De raza le viene al galgo, hay que decirlo. Pancho, como él mismo lo dice en esta nota, es un viajero desde siempre, un hijo de esas familias que aún en los peores momentos que vivió nuestro país no cejaron en su intento de descubrirlo y gozarlo en exceso. Sus retoños están construyendo un Perú nuevo, reconciliado con su historia y sus riquezas formidables.

Lo primero que debo hacer es agradecer a mis padres por la oportunidad que me dieron de disfrutar de los viajes. Amelia, mi mamá campamentera y aventurera hasta el día de hoy; Francisco, mi padre viajando todo el tiempo por trabajo, ahora por placer, buscando siempre estar cerca de las culturas locales.

De ellos aprendí el placer de viajar y que en un viaje todo importa, todo es interesante: la planeación, el camino, el destino, las anécdotas y los recuerdos. Gracias a ellos no he parado de viajar jamás.

Y debido a su gran influencia, me preparé para ser guía de turismo; es así que empiezo este proyecto de vida con algunas cosas claras desde el inicio y otras que se han ido aclarando en el camino.

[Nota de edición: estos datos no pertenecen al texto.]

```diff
@@ -354,15 +389,28 @@
     const bool regPath = active && plan.prefetch && eligK && (head.rsKind == 2 || head.rsKind == 3)
         && head.rsFilterOffset * 8u + uint32_t(head.rsKind) == offK * 8u + uint32_t(kK) && sM == mK
         && !(head.step == kFracOne && head.positionFrac == 0u);
-    float pre[kPre];
-#pragma unroll
-    for(int i = 0; i < kPre; ++i) pre[i] = 0.0f;
+    if constexpr (!RES)
+    {
+#pragma unroll
+        for(int i = 0; i < kPre; ++i) pre[i] = 0.0f;
+    }
     float prevv = 0.0f;
     if(regPath)
     {
-        GatherStatic(pre, plan.bsrc, buf, looping, uint32_t(head.position), lane);
-        prevv = (lane < kMaxPad) ? L.prev[size_t{v} * kMaxPad + lane] : 0.0f;
-    }
+        bool requested = false;
+        if constexpr (RES)
+        {
+            const uint32_t now = W16WindowKey(buf, head.curBuffer, uint32_t(head.position), looping, lane);
+            requested = __ballot(now != preKey) == 0ull && plan.bsrc <= W16WindowCount(buf, looping, uint32_t(head.position));
+        }
+        if(!requested)
+        {
+            GatherStatic(pre, plan.bsrc, buf, looping, uint32_t(head.position), lane);
+            prevv = (lane < kMaxPad) ? L.prev[size_t{v} * kMaxPad + lane] : 0.0f;
+        }
+        else prevv = prePrev;
+    }
+    preKey = kW16NoWindow;
 
     if(!eligK)
     {
@@ -416,8 +464,19 @@
             w.a.rd2[kMaxEdge - 1u + lane + 64u * uint32_t(i)] = sv;
         }
     }
+    if constexpr (RES)
+    {
+#pragma unroll
+        for(int i = 0; i < kPre; ++i) pre[i] = 0.0f;
+        prePrev = 0.0f;
+    }
     asm volatile("s_waitcnt vmcnt(0)" ::: "memory");
     __syncthreads();
+    if constexpr (RES)
+    {
+        if(t == 0 && (group & 127u) == 0u)
+            __hip_atomic_fetch_add(next.res.counters + 16u * kRcWindow, uint32_t(__builtin_amdgcn_s_memrealtime()) - sm.res[6], __ATOMIC_RELAXED, __HIP_MEMORY_SCOPE_AGENT);
+    }
     stamp(7);
     __builtin_amdgcn_s_setprio(2);
 
@@ -440,6 +499,37 @@
         }
     }
 
+    auto requestAhead = [&]()
+    {
+        if constexpr (RES)
+        {
+            if(regPath && playing)
+            {
+                const uint32_t fracEnd = head.positionFrac + head.step * N;
+                int32_t pos = AddSat(head.position, int32_t(fracEnd >> kFracBits));
+                bool ends = false;
+                if(pos > 0)
+                {
+                    if(looping)
+                    {
+                        if(uint32_t(pos) >= buf.loopEnd) pos = int32_t(((uint32_t(pos) - buf.loopStart) % (buf.loopEnd - buf.loopStart)) + buf.loopStart);
+                    }
+                    else if(uint32_t(pos) >= buf.sampleLen) ends = true;
+                }
+                const bool loopingN = head.loopBuffer >= 0 && !(pos >= 0 && uint32_t(pos) >= buf.loopEnd);
+                const uint32_t cnt = (ends || pos < 0) ? 0u : W16WindowCount(buf, loopingN, uint32_t(pos));
+                if(cnt)
+                {
+                    __builtin_amdgcn_sched_barrier(0);
+                    uint32_t laneQ = lane;
+                    asm volatile("" : "+v"(laneQ));
+                    GatherStatic(pre, cnt, buf, loopingN, uint32_t(pos), laneQ);
+                    prePrev = (laneQ < kMaxPad) ? L.prev[size_t{v} * kMaxPad + laneQ] : 0.0f;
+                    preKey = W16WindowKey(buf, head.curBuffer, uint32_t(pos), loopingN, lane);
+                }
+            }
+        }
+    };
     f4 accM[2][5];
 #pragma unroll
     for(int e = 0; e < 2; ++e)
@@ -775,6 +865,7 @@
             WaveSync();
             if(e == 0) stamp2(2);
             FirMfmaEar<5, false>(accM[e], w.b.xh, w.b.hr, invX * invH, lane);
+            if(e == 1) requestAhead();
             if(e == 0) stamp2(3);
             if(oldPass)
             {
diff --git a/openal-soft_amd/oalgpu/__init__.py b/openal-soft_amd/oalgpu/__init__.py
--- a/openal-soft_amd/oalgpu/__init__.py
+++ b/openal-soft_amd/oalgpu/__init__.py
@@ -757,7 +757,7 @@
                         ("max_updates_per_launch", C.c_uint32), ("pad", C.c_uint32),
                         ("wait_door_us", C.c_double), ("wait_reduction_us", C.c_double), ("wait_arrival_us", C.c_double),
                         ("wait_post_us", C.c_double), ("wait_reduced_us", C.c_double), ("wait_split_us", C.c_double),
-                        ("install_us", C.c_double), ("busy_us", C.c_double), ("top_us", C.c_double)]
+                        ("install_us", C.c_double), ("busy_us", C.c_double), ("top_us", C.c_double), ("window_us", C.c_double)]
         info = Info()
         lib.oalgpu_resident_stats.argtypes = [C.c_void_p, C.POINTER(Info)]
         check(lib.oalgpu_resident_stats(self.h, C.byref(info)), "oalgpu_resident_stats")
```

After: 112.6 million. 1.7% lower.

Entré al Cenfotur el 1999 después de un corto paso por ingeniería ambiental en la Universidad Villarreal. En Cenfo descubrí, gracias a los buenos amigos, esta maravillosa carrera de guía oficial de turismo a pesar de que al comienzo no me ofrecían las cosas que yo buscaba, que no eran precisamente los city tours que la currícula nos daba.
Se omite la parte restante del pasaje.